Archive for the ‘Current Events’ Category

Hubby Hubby

Friday, September 18th, 2009

In keeping with the food theme…

Ben and Jerry’s has teamed up with Freedom to Marry and has renamed their Chubby Hubby flavor as Hubby Hubby to “celebrate Vermont and all the other great states where loving couples of all kinds are free to marry legally.”

Wouldn’t it be great if impertinent pertinent portions of the Constitution or other inspiring texts (news articles, whatever informs and inspires) were handed out as party favors to be read out loud at Hubby Hubby ice cream parties (not just for gays, of course), after which everyone walked off the calories while wearing marriage rights T-Shirts?

Elsewhere in current events…Democrats and Gays seek to repeal Defense of Marriage Act (DOMA), heh. I say heh because DOMA was signed by Democratic President Bill Clinton. Repealing DOMA isn’t a Democrat vs. Republican thing as much as it is a civil rights thing. Some gay politicians are not backing the bill because they don’t believe it has enough political support at this time. They want to play it safe.

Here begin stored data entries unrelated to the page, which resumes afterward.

template <bool EXACT>
__device__ __forceinline__ void wstrip_body(const DpJob &J, const uint32_t jl, const uint32_t k, uint8_t *s_win, PkBases bases, const DpParams &P,
               uint8_t *__restrict__ slab_all, const uint64_t *__restrict__ slab_off, unsigned long long *__restrict__ bnd_all, const uint64_t *__restrict__ bnd_off,
               uint32_t *__restrict__ done_ctr, DpRes *__restrict__ res, uint32_t *__restrict__ cigar_pool, unsigned long long *__restrict__ pool_cursor, unsigned long long pool_cap)
{
	const int lane = threadIdx.x;
	const SeqView SV(bases, J);
	const int qlen = J.qlen, tlen = J.tlen;
	const GapCosts G(P);
	const int q = G.q, e = G.e, q2 = G.q2, e2 = G.e2, qe = G.qe, qe2 = G.qe2;
	const int sc_mch = P.sc_mch, sc_mis = P.sc_mis, sc_N = G.sc_N;
	const int qe_h = G.qe_h;
	const int n_strips = (tlen + WS_W - 1) / WS_W;
	const size_t Ld = (size_t)(qlen + tlen);
	const int c0 = (int)k * WS_W, c1 = c0 + WS_W < tlen ? c0 + WS_W : tlen;
	int n_col = qlen < tlen ? qlen : tlen;
	n_col = ((n_col + 15) / 16 + 1) * 16;
	uint8_t *pmat = slab_all + slab_off[jl];
	uint32_t *cig_tmp = (uint32_t*)(pmat + (((size_t)(qlen + tlen - 1) * n_col + 15) & ~(size_t)15));
	unsigned long long *bnd = bnd_all + bnd_off[jl];
	const unsigned long long *bnd_in = k > 0 ? bnd + (size_t)(k - 1) * Ld : nullptr;
	unsigned long long *bnd_out = (int)k + 1 < n_strips ? bnd + (size_t)k * Ld : nullptr;
	int32_t *hen_arr = (int32_t*)(bnd + (size_t)(n_strips > 1 ? n_strips - 1 : 0) * Ld), *hst_arr = hen_arr + Ld;
	const int t = c0 + lane;
	const bool has_col = t < tlen;
	const int tb = SV.target_any(t);
	const int u_first = G.first_row(t);
	int U = u_first, Y = -q - e, Y2 = -q2 - e2, H = KSW_NEG_INF;
	uint32_t PK = ((uint32_t)(-q - e) & 0xffu) | ((uint32_t)(-q - e) & 0xffu) << 8 | ((uint32_t)(-q2 - e2) & 0xffu) << 16;
	int qb = 0;
	const int r_first = c0, r_last = c1 - 1 + qlen - 1;
	const int d_last = c0 + qlen - 2;
	const bool out_strip = bnd_out != nullptr;
	unsigned long long outw = 0;
	uint32_t *s_key = (uint32_t*)s_win;
	unsigned long long *best_arr = (unsigned long long*)(hst_arr + Ld);
	int jq = -lane - 1;
	uint8_t *prow = pmat + (size_t)r_first * n_col;
	{ int st0, en0; diag_range(r_first, qlen, tlen, st0, en0); prow -= st0 / 16 * 16; }
	for (int it0 = 0; r_first + it0 <= r_last; it0 += 64) {
		const int qwin = SV.query(it0 + lane);
		unsigned long long inw = 0;
		{
			const int d = r_first - 1 + it0 + lane;
			if (bnd_in) {
				if (d >= c0 - 1 && d <= d_last)
					for (;;) { inw = __hip_atomic_load(&bnd_in[d], __ATOMIC_RELAXED, __HIP_MEMORY_SCOPE_AGENT); if (inw >> 31 & 1ULL) break; __builtin_amdgcn_s_sleep(2); }
			} else {
				const int rr = d + 1, v1 = G.first_row(rr);
				inw = (unsigned long long)(uint32_t)KSW_NEG_INF << 32 | (((uint32_t)(-q - e) & 0xffu) | ((uint32_t)v1 & 0xffu) << 8 | ((uint32_t)(-q2 - e2) & 0xffu) << 16);
			}
		}
		const int i_end = __builtin_amdgcn_readfirstlane(r_last - (r_first + it0) + 1 < 64 ? r_last - (r_first + it0) + 1 : 64);
		for (int i = 0; i < i_end; ++i) {
			const int r = r_first + it0 + i;
			qb = wave_shr1(qb, __builtin_amdgcn_readlane(qwin, i));
			++jq;
			const bool active = has_col && (unsigned)jq < (unsigned)qlen;
			const uint32_t lw = (uint32_t)wave_shr1((int)PK, __builtin_amdgcn_readlane((int)(uint32_t)inw, i));
			const int xl = ws_sx8(lw, 0), vl = ws_sx8(lw, 8), x2l = ws_sx8(lw, 16);
			int Hl = 0;
			if (EXACT) Hl = wave_shr1(H, __builtin_amdgcn_readlane((int)(uint32_t)(inw >> 32), i));
			int z = tb == qb ? sc_mch : sc_mis;
			z = ((tb | qb) & 4) ? sc_N : z;
			int a = xl + vl, b = Y + U, a2 = x2l + vl, b2 = Y2 + U;
			int d = a > z ? 1 : 0; z = a > z ? a : z;
			d = b > z ? 2 : d; z = b > z ? b : z;
			d = a2 > z ? 3 : d; z = a2 > z ? a2 : z;
			d = b2 > z ? 4 : d; z = b2 > z ? b2 : z;
			z = z < sc_mch ? z : sc_mch;
			const int un = z - vl, vn = z - U;
			int tmp = z - q; a -= tmp; b -= tmp;
			tmp = z - q2; a2 -= tmp; b2 -= tmp;
			d |= a > 0 ? 0x08 : 0; d |= b > 0 ? 0x10 : 0; d |= a2 > 0 ? 0x20 : 0; d |= b2 > 0 ? 0x40 : 0;
			const int xn = (a > 0 ? a : 0) - qe, yn = (b > 0 ? b : 0) - qe, x2n = (a2 > 0 ? a2 : 0) - qe2, y2n = (b2 > 0 ? b2 : 0) - qe2;
			if (active) {
				U = un; Y = yn; Y2 = y2n;
				PK = ((uint32_t)xn & 0xffu) | ((uint32_t)vn & 0xffu) << 8 | ((uint32_t)x2n & 0xffu) << 16;
				prow[(uint32_t)t] = (uint8_t)d;
			}
			if (EXACT) {
				int st0, en0;
				diag_range(r, qlen, tlen, st0, en0);
				uint32_t key = 0;
				if (active) {
					const int en1 = st0 + (en0 - st0) / 4 * 4;
					int h; uint32_t field;
					if (t == en0) { h = r == 0 ? vn - qe_h : en0 > 0 ? Hl + un : H + vn; field = 8u; hen_arr[r] = h; }
					else { h = H + vn; field = 7u - (t < en1 ? (uint32_t)((t - st0) & 3) : 4u); }
					H = h;
					if (t == st0 && r - st0 == qlen - 1) hst_arr[r] = h;
					const int hc = h < -32768 ? -32768 : h > 32767 ? 32767 : h;
					key = ((uint32_t)(hc + 32768) << 16) | field << 12 | (uint32_t)(63 - lane);
				}
				s_key[i * 65 + lane] = key;
			}
			if (out_strip) {
				const uint32_t w63 = (uint32_t)__builtin_amdgcn_readlane((int)PK, 63);
				const bool on63 = (unsigned)(r - (c0 + 63)) < (unsigned)qlen;
				unsigned long long w = on63 ? (0x80000000ULL | w63) : 0ULL;
				if (EXACT) w |= (unsigned long long)(uint32_t)__builtin_amdgcn_readlane(H, 63) << 32;
				if (lane == i) outw = on63 ? w : 0ULL;
			}
			prow += n_col;
			if (r + 2 - qlen > 0 && ((r + 2 - qlen) & 15) == 0) prow -= 16;
		}
		if (out_strip && outw) { __hip_atomic_store(&bnd_out[r_first + it0 + lane], outw, __ATOMIC_RELAXED, __HIP_MEMORY_SCOPE_AGENT); }
		outw = 0;
		if (EXACT) {
			__builtin_amdgcn_fence(__ATOMIC_SEQ_CST, "wavefront");
			if (lane < i_end) {
				uint32_t kb = 0;
#pragma unroll 16
				for (int l = 0; l < 64; ++l) { const uint32_t o = s_key[lane * 65 + l]; kb = o > kb ? o : kb; }
				const unsigned long long comb = (unsigned long long)(kb >> 12) << 20 | (unsigned long long)(4095 - (int)k) << 8 | (unsigned long long)(kb & 255u);
				if (kb) atomicMax(&best_arr[r_first + it0 + lane], comb);
			}
			__builtin_amdgcn_fence(__ATOMIC_SEQ_CST, "wavefront");
		}
	}
	__threadfence();
	uint32_t last = 0;
	if (lane == 0) last = atomicAdd(&done_ctr[jl], 1u);
	last = (uint32_t)__builtin_amdgcn_readfirstlane((int)last);
	if (last + 1 != (uint32_t)n_strips) return;
	__threadfence();
	int bi = tlen - 1, bj = qlen - 1;
	int ez_max = 0, ez_max_t = -1, ez_max_q = -1, ez_mqe = KSW_NEG_INF, ez_mqe_t = -1, ez_mte = KSW_NEG_INF, ez_mte_q = -1, zdropped = 0;
	if (EXACT) {
		const int n_diag = qlen + tlen - 1, zdrop = J.zdrop;
		int sat = 0;
		for (int r0 = 0; r0 < n_diag && !zdropped; r0 += 64) {
			const int r = r0 + lane;
			unsigned long long best = 0; int hen = KSW_NEG_INF, hst = KSW_NEG_INF;
			if (r < n_diag) {
				int st0, en0; diag_range(r, qlen, tlen, st0, en0);
				best = best_arr[r];
				hen = hen_arr[r];
				if (r - st0 == qlen - 1) hst = hst_arr[r];
			}
			const uint32_t h16 = (uint32_t)(best >> 24) & 0xffffu;
			const int mH_l = (int)h16 - 32768, mt_l = (4095 - (int)((best >> 8) & 4095)) * WS_W + (63 - (int)(best & 255));
			const int sat_l = r < n_diag && (h16 == 0 || h16 == 65535u) ? 1 : 0;
			const int lim = n_diag - r0 < 64 ? n_diag - r0 : 64;
			for (int ii = 0; ii < lim; ++ii) {
				const int rr = r0 + ii;
				const int mH = __builtin_amdgcn_readlane(mH_l, ii), mt = __builtin_amdgcn_readlane(mt_l, ii);
				const int he = __builtin_amdgcn_readlane(hen, ii), hs = __builtin_amdgcn_readlane(hst, ii);
				sat |= __builtin_amdgcn_readlane(sat_l, ii);
				int st0, en0; diag_range(rr, qlen, tlen, st0, en0);
				if (en0 == tlen - 1 && he > ez_mte) ez_mte = he, ez_mte_q = rr - en0;
				if (rr - st0 == qlen - 1 && hs > ez_mqe) ez_mqe = hs, ez_mqe_t = st0;
				if (mH > ez_max) ez_max = mH, ez_max_t = mt, ez_max_q = rr - mt;
				else if (mt >= ez_max_t && rr - mt >= ez_max_q) {
					const int tl = mt - ez_max_t, ql = (rr - mt) - ez_max_q, l = tl > ql ? tl - ql : ql - tl;
					if (zdrop >= 0 && ez_max - mH > zdrop + l * e2) { zdropped = 1; break; }
				}
			}
		}
		if (sat) {
			if (lane == 0) { DpRes R; memset(&R, 0, sizeof(R)); R.n_cigar = -9; res[jl] = R; }
			return;
		}
		if (zdropped) bi = ez_max_t, bj = ez_max_q;
	}
	long long guard = 0;
	const int n_cigar = backtrack_windowed<BT_WIN, false>(lane, bi, bj, s_win, cig_tmp, guard, 4000000,
		[&](int r, int &st0, int &en0) { diag_range(r, qlen, tlen, st0, en0); },
		[&](int r, int col) -> uint8_t {
			int st0, en0; diag_range(r, qlen, tlen, st0, en0);
			return st0 <= en0 && col >= st0 && col <= en0 ? pmat[(size_t)r * n_col + (col - st0 / 16 * 16)] : (uint8_t)0;
		});
	__builtin_amdgcn_fence(__ATOMIC_SEQ_CST, "workgroup");
	int score = KSW_NEG_INF;
	if (n_cigar > 0 && !zdropped) {
		int ti = tlen, qj = qlen; score = qe - qe_h;
		for (int c = 0; c < n_cigar; ++c) {
			const uint32_t op = cig_tmp[c] & 0xf; const int len = (int)(cig_tmp[c] >> 4);
			if (op == 0) {
				ti -= len, qj -= len;
				int n_mis = 0, n_amb = 0;
				for (int b = 0; b < len; b += 64) {
					const int l = b + lane;
					bool mis = false, amb = false;
					if (l < len) { const int x = SV.target_any(ti + l), y = SV.query(qj + l); amb = ((x | y) & 4) != 0; mis = !amb && x != y; }
					n_mis += __popcll(__ballot(mis)); n_amb += __popcll(__ballot(amb));
				}
				score += sc_mch * (len - n_mis - n_amb) + sc_mis * n_mis + sc_N * n_amb;
			} else {
				const int g1 = q + len * e, g2 = q2 + len * e2;
				score -= g1 < g2 ? g1 : g2;
				if (op == 1) qj -= len; else ti -= len;
			}
		}
	}
	DpRes R = ez_record(ez_max, ez_max_q, ez_max_t, ez_mqe, ez_mqe_t, ez_mte, ez_mte_q, score, zdropped, 0);
	R.n_cigar = n_cigar, R.pad = qlen + tlen - 1;
	cigar_commit<false, true>(lane, n_cigar, false, cig_tmp, cigar_pool, pool_cursor, pool_cap, R, &res[jl]);
}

Paradigm shifting isn’t “safe,” of course, and it hardly ever seems to have enough support, initially, thanks to tyranny of the majority. Doesn’t mean one doesn’t try and get the ball rolling in the process.

Guinness Lets Us Down

Tuesday, August 25th, 2009

Did you know that liquor companies are using their profits to kill health care reform in Congress?

I just signed a customer complaint form to the liquor company that makes Bailey’s, Guinness and Johnnie Walker, for running an online campaign attacking the health care bills before Congress.

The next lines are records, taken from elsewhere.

template <int N, int DIM, int NT>
struct DivCache {
  static constexpr int POSX = NT * 32 * DIM;
  static constexpr int POSF = ((POSX + 2 * NT * 32 + 255) / 256) * 256;
  static __host__ __device__ int nvec(int l, int L) { return (l == 0 || l == L - 1) ? 1 : 4; }
  static __host__ __device__ size_t edge_f(int l, int L) { return (size_t)nvec(l, L) * 1024 + 512; }
  static __host__ __device__ size_t gn_off(int l, int L) { return (size_t)(N - 1) * edge_f(l, L); }
  static __host__ __device__ size_t tile_f(int l, int L) { return 1024 + (size_t)(N - 1) * edge_f(l, L); }
  static __host__ __device__ size_t layer_f(int l, int L) { return POSF + (size_t)NT * tile_f(l, L); }
  static __host__ __device__ size_t group_f(int L) {
    size_t t = 0;
    for (int l = 0; l < L; ++l) t += layer_f(l, L);
    return t;
  }
  static __host__ __device__ size_t layer_off(int l, int L) {
    size_t t = 0;
    for (int q = 0; q < l; ++q) t += layer_f(q, L);
    return t;
  }
// ... 408 lines not shown
          gn *= F16_UNSCALE;
          if (clay) cache_store16(clay + CA::POSF + (size_t)T * CA::tile_f(l, L) + CA::gn_off(l, L), lane, gn);
          wn.load(nullptr, mats16h, M_WN2, lane);
          f32x16 o = wn.mul(yn, lds_vec16(vl + V_BN2 * EH));
          o *= F16_UNSCALE;
          hf[T] += o;
#pragma unroll
          for (int d = 0; d < K; ++d) {
            dzn[d] *= gn;
            f32x16 dho = wn.mul(dzn[d], zero16);
            dho *= F16_UNSCALE;
            dhf[T][d] += dho;
          }
        }
      }
      wave_lds_fence();
      cur ^= 1;
    }

    float* dscr = dPB;
    float* tsl = PB;
#pragma unroll
    for (int T = 0; T < NT; ++T)
#pragma unroll
      for (int d = 0; d < K; ++d)
#pragma unroll
        for (int k = 0; k < DIM; ++k) {
          dposi[T][d][k] -= dp0i[T][d][k];
          if (hh == 0) dscr[d * C::POS_F + col[T] * DIM + k] = dposi[T][d][k];
        }
    if (lane < G * K) tsl[lane] = 0.f;
    if constexpr (PROBE) {
      const float* vtab = dpos0;
      wave_lds_fence();
      if (lane < G * K) {
        const int w = lane / KA, d = lane - w * KA;
        if (w < nwalk && d < p.ndir) {
          const float hv = p.h[walker0 + w];
          const float op = 1.0f + hv, rs = 1.0f / sqrtf(op);
          tsl[lane] = probe_quadratic_form<N, DIM, C::POS_F>(dscr, vtab, w, d, 1.0f / op, (sqrtf(hv) * rs) * rs);
        }
      }
    } else {
    wave_lds_fence();
#pragma unroll
    for (int T = 0; T < NT; ++T) {
      const int cb = (col[T] < ncol) ? col[T] - nodei[T] : 0;
#pragma unroll
      for (int d = 0; d < K; ++d)
#pragma unroll
        for (int k = 0; k < DIM; ++k) {
          if (!(valid[T] && hh == 0 && d < p.ndir && nodei[T] * DIM + k == p.dir0 + d)) continue;
          float ds = 0.f;
          for (int q = 0; q < N; ++q) ds += dscr[d * C::POS_F + (cb + q) * DIM + k];
          const float dF = p.no_mean ? dposi[T][d][k] : dposi[T][d][k] - ds / (float)N;
          tsl[(col[T] / N) * K + d] = fmaf(c_out[T] * c_in[T], dF, c_s[T]);
        }
    }
    }
    wave_lds_fence();
    bool bad[NT];
#pragma unroll
    for (int T = 0; T < NT; ++T) {
      bad[T] = false;
      if constexpr (K > 0) {
        const int w = col[T] / N;
        float sum = 0.f;
#pragma unroll
        for (int d = 0; d < K; ++d) sum += tsl[(valid[T] ? w : 0) * K + d];
        bad[T] = valid[T] && !__builtin_isfinite(sum);
        if (valid[T] && hh == 0 && nodei[T] == 0) {
          if constexpr (PROBE) {
            if (!bad[T])
#pragma unroll
              for (int d = 0; d < K; ++d)
                if (d < p.ndir) p.q_out[(long long)(p.dir0 + d) * p.B + walker0 + w] = tsl[w * K + d];
          } else {
            if (!bad[T]) p.diag_acc[walker0 + w] += sum;
          }
          p.mark[walker0 + w] = bad[T] ? 1 : 0;
          if (bad[T] && p.bad_flag) *p.bad_flag = p.bad_seq;
        }
      }
    }
    wave_lds_fence();
    if (p.out || K == 0) {
      float* scr = PB;
#pragma unroll
      for (int T = 0; T < NT; ++T)
        if (hh == 0) {
#pragma unroll
          for (int k = 0; k < DIM; ++k) scr[col[T] * DIM + k] = posi[T][k] - p0i[T][k];
        }
      wave_lds_fence();
#pragma unroll
      for (int T = 0; T < NT; ++T) {
        if (!(valid[T] && hh == 0) || bad[T]) continue;
        const int cb = col[T] - nodei[T];
        float F[DIM];
        bool fin = true;
#pragma unroll
        for (int k = 0; k < DIM; ++k) {
          float sum = 0.f;
          for (int q = 0; q < N; ++q) sum += scr[(cb + q) * DIM + k];
          F[k] = (posi[T][k] - p0i[T][k]) - sum / (float)N;
          fin = fin && __builtin_isfinite(F[k]);
        }
        if constexpr (K == 0) {
// ... 248 lines not shown
            if (hh == 0) dposb[(2 * d + (cur ^ 1)) * C::POS_F + col[T] * DIM + k] = dposi[T][d][k];
          }
        if (l != L - 1) {
          const f32x16 gn = cache_load16(ctile + CA::gn_off(l, L), lane);
          WFrag<2> wn;
          f32x16 dzn[K];
          if (!first) {
            wn.load(nullptr, mats16h, M_WN1A, lane);
#pragma unroll
            for (int d = 0; d < K; ++d) dzn[d] = wn.mul(dhf[T][d], zero16);
          } else {
#pragma unroll
            for (int d = 0; d < K; ++d) dzn[d] = zero16;
          }
          wn.load(nullptr, mats16h, M_WN1B, lane);
#pragma unroll
          for (int d = 0; d < K; ++d) dzn[d] = wn.mul(dagg[d], dzn[d]);
          wn.load(nullptr, mats16h, M_WN2, lane);
#pragma unroll
          for (int d = 0; d < K; ++d) {
            dzn[d] *= gn;
            f32x16 dho = wn.mul(dzn[d], zero16);
            dho *= F16_UNSCALE;
            dhf[T][d] += dho;
          }
        }
      }
      wave_lds_fence();
      cur ^= 1;
    }

    float* dscr = dPB;
    float* tsl = dPB + K * C::POS_F;
#pragma unroll
    for (int T = 0; T < NT; ++T)
#pragma unroll
      for (int d = 0; d < K; ++d)
#pragma unroll
        for (int k = 0; k < DIM; ++k) {
          dposi[T][d][k] -= dp0i[T][d][k];
          if (hh == 0) dscr[d * C::POS_F + col[T] * DIM + k] = dposi[T][d][k];
        }
    if (lane < G * K) tsl[lane] = 0.f;
    wave_lds_fence();
#pragma unroll
    for (int T = 0; T < NT; ++T) {
      const int cb = (col[T] < ncol) ? col[T] - nodei[T] : 0;
#pragma unroll
      for (int d = 0; d < K; ++d)
#pragma unroll
        for (int k = 0; k < DIM; ++k) {
          if (!(valid[T] && hh == 0 && d < p.ndir && nodei[T] * DIM + k == p.dir0 + d)) continue;
          float ds = 0.f;
          for (int q = 0; q < N; ++q) ds += dscr[d * C::POS_F + (cb + q) * DIM + k];
          const float dF = p.no_mean ? dposi[T][d][k] : dposi[T][d][k] - ds / (float)N;
          tsl[(col[T] / N) * K + d] = fmaf(cc[T], dF, c_s[T]);
        }
    }
    wave_lds_fence();
#pragma unroll
    for (int T = 0; T < NT; ++T) {
      const int w = col[T] / N;
      float sum = 0.f;
#pragma unroll
      for (int d = 0; d < K; ++d) sum += tsl[(valid[T] ? w : 0) * K + d];
      if (valid[T] && hh == 0 && nodei[T] == 0) {
        const bool bad = !__builtin_isfinite(sum);
        if (!bad) p.diag_acc[walker0 + w] += sum;
        p.mark[walker0 + w] = bad ? 1 : 0;
        if (bad && p.bad_flag) *p.bad_flag = p.bad_seq;
      }
    }
    wave_lds_fence();
  }
}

Can you sign the form, too?

I’m not going to drink Guinness again until they stop this campaign against health care reform! That’s what I told them, and I hope you’ll join me.

Earth Hour Tonight!

Saturday, March 28th, 2009

Don’t forget about Earth Hour tonight:

Earth Hour (www.EarthHourUS.org) is a global initiative of WWF in which millions of people around the world will cast a vote in favor of action on climate change by turning off their lights for one hour on March 28, 2009 at 8:30 pm local time. By voting with their light switches, Earth Hour participants will send a powerful, visual message to their leaders demanding immediate action on climate change.

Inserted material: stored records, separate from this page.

__device__ __forceinline__ float x_step(float x, float p, float step, float& d) {
  d = step * p;
  return x + d;
}
__device__ __forceinline__ float4 x_step4(float4 xv, float4 pv, float step, float4& d) {
  d = make_float4(step * pv.x, step * pv.y, step * pv.z, step * pv.w);
  return make_float4(xv.x + d.x, xv.y + d.y, xv.z + d.z, xv.w + d.w);
}
template <bool HAS_XT>
__device__ __forceinline__ void x_norms(float xn, float d, float xt, double& s0, double& s1, double& s2) {
  s0 += (double)xn * xn;
  s1 += (double)d * d;
  if (HAS_XT) {
    const double e = (double)xn - xt;
    s2 += e * e;
  }
}
template <bool HAS_XT>
__device__ __forceinline__ void x_norms4(float4 xn, float4 d, float4 tt, double& s0, double& s1, double& s2) {
// ... 111 lines not shown
template <bool VEC>
__global__ __launch_bounds__(NT) void k_cgls_r_update(int64_t m, const double* gold, ScalarSrc delta, float* r,
                                                      const float* __restrict__ w, double* pub_delta) {
  __shared__ double bc;
  if (threadIdx.x < 64) {
    const double d = scalar_from_wave(delta, threadIdx.x);
    if (threadIdx.x == 0) {
      bc = *gold / d;
      if (blockIdx.x == 0 && pub_delta) *pub_delta = d;
    }
  }
  __syncthreads();
  const float step = (float)bc;
  const int64_t tid = (int64_t)blockIdx.x * NT + threadIdx.x, nth = (int64_t)gridDim.x * NT;
  int64_t tail0 = 0;
  if (VEC) {
    const int64_t m4 = m >> 2;
    tail0 = m4 << 2;
    for (int64_t i = tid; i < m4; i += nth) {
      float4 rv = ld4(r, i);
      const float4 wv = ld4(w, i);
      rv.x = fmaf(-step, wv.x, rv.x);
      rv.y = fmaf(-step, wv.y, rv.y);
      rv.z = fmaf(-step, wv.z, rv.z);
      rv.w = fmaf(-step, wv.w, rv.w);
      st4(r, i, rv);
    }
  }
  for (int64_t i = tail0 + tid; i < m; i += nth) r[i] = fmaf(-step, w[i], r[i]);
}

template <bool HAS_XT>
__global__ __launch_bounds__(NT) void k_cgls_xp_update(int64_t n, const double* gold, const double* delta, ScalarSrc gnew,
                                                       const float* __restrict__ x, float* p, const float* __restrict__ t,
                                                       float* __restrict__ x_new, const float* __restrict__ x_true,
                                                       double* pub_gamma, double* __restrict__ partials, int nt) {
  __shared__ double lds[NT / 64];
  __shared__ double bc[2];
  if (threadIdx.x < 64) {
    const double g = scalar_from_wave(gnew, threadIdx.x);
    if (threadIdx.x == 0) {
      bc[0] = *gold / *delta;
      bc[1] = g / *gold;
      if (blockIdx.x == 0 && pub_gamma) *pub_gamma = g;
    }
  }
  __syncthreads();
  const float step = (float)bc[0], b = (float)bc[1];
  double s0 = 0.0, s1 = 0.0, s2 = 0.0;
  const int64_t tid = (int64_t)blockIdx.x * NT + threadIdx.x, nth = (int64_t)gridDim.x * NT;
  const int64_t n4 = n >> 2;
  for (int64_t i = tid; i < n4; i += nth) {
    const float4 xv = (nt & 16) ? ld4_nt(x, i) : ld4(x, i), pv = ld4(p, i), tv = (nt & 32) ? ld4_nt(t, i) : ld4(t, i);
    float4 d;
    const float4 xn = x_step4(xv, pv, step, d);
    if (nt & 2) st4_nt(x_new, i, xn); else st4(x_new, i, xn);
    st4(p, i, p_step4(tv, pv, b));
    x_norms4<HAS_XT>(xn, d, HAS_XT ? ld4(x_true, i) : make_float4(0.f, 0.f, 0.f, 0.f), s0, s1, s2);
  }
  for (int64_t i = (n4 << 2) + tid; i < n; i += nth) {
    const float pv = p[i];
    float d;
    const float xn = x_step(x[i], pv, step, d);
    x_new[i] = xn;
    p[i] = fmaf(1.f, t[i], b * pv);
    x_norms<HAS_XT>(xn, d, HAS_XT ? x_true[i] : 0.f, s0, s1, s2);
  }
  s0 = block_sum<NT>(s0, lds);
  s1 = block_sum<NT>(s1, lds);
  if (HAS_XT) s2 = block_sum<NT>(s2, lds);
  if (threadIdx.x == 0) {
    partials[blockIdx.x * 3 + 0] = s0;
    partials[blockIdx.x * 3 + 1] = s1;
    partials[blockIdx.x * 3 + 2] = HAS_XT ? s2 : 0.0;
  }
}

(Stolen from the front page of The Daily Kos.

Phae and I will both be out working tonight from 8:30-9:30 pm, and we always turn the lights out when we leave the house anyway, but tonight our little bit will add to the rest.

Lowering Prices for the Bush Depression

Monday, March 23rd, 2009

We know how hard the economy is for everyone, not just in the Neopagan movement, but the whole world. Twenty-eight years of lowering taxes for the obscenely wealthy, eliminating regulations on the financial industry that were put in after the greedheads caused the first Great Depression, and pouring tax money down the endless rathole of the military-industrial complex, have led us to the mess we are in today. Eight years of national leadership by incompetent morons and chickenhawk sociopaths, all cheerleaded by the traditional mass media, wasted trillions of dollars we could have used to fix the mess, not to mention fixing our bridges, highways, and educational system.

Now, we’re stuck trying to clean up the damage. I have faith that Mr. Obama will give it a good effort, even if he isn’t as progressive and bold as I think he should be, but he can’t do it all by himself. Everyone has to work harder, plant victory gardens, and lower prices for our brothers and sisters when we can.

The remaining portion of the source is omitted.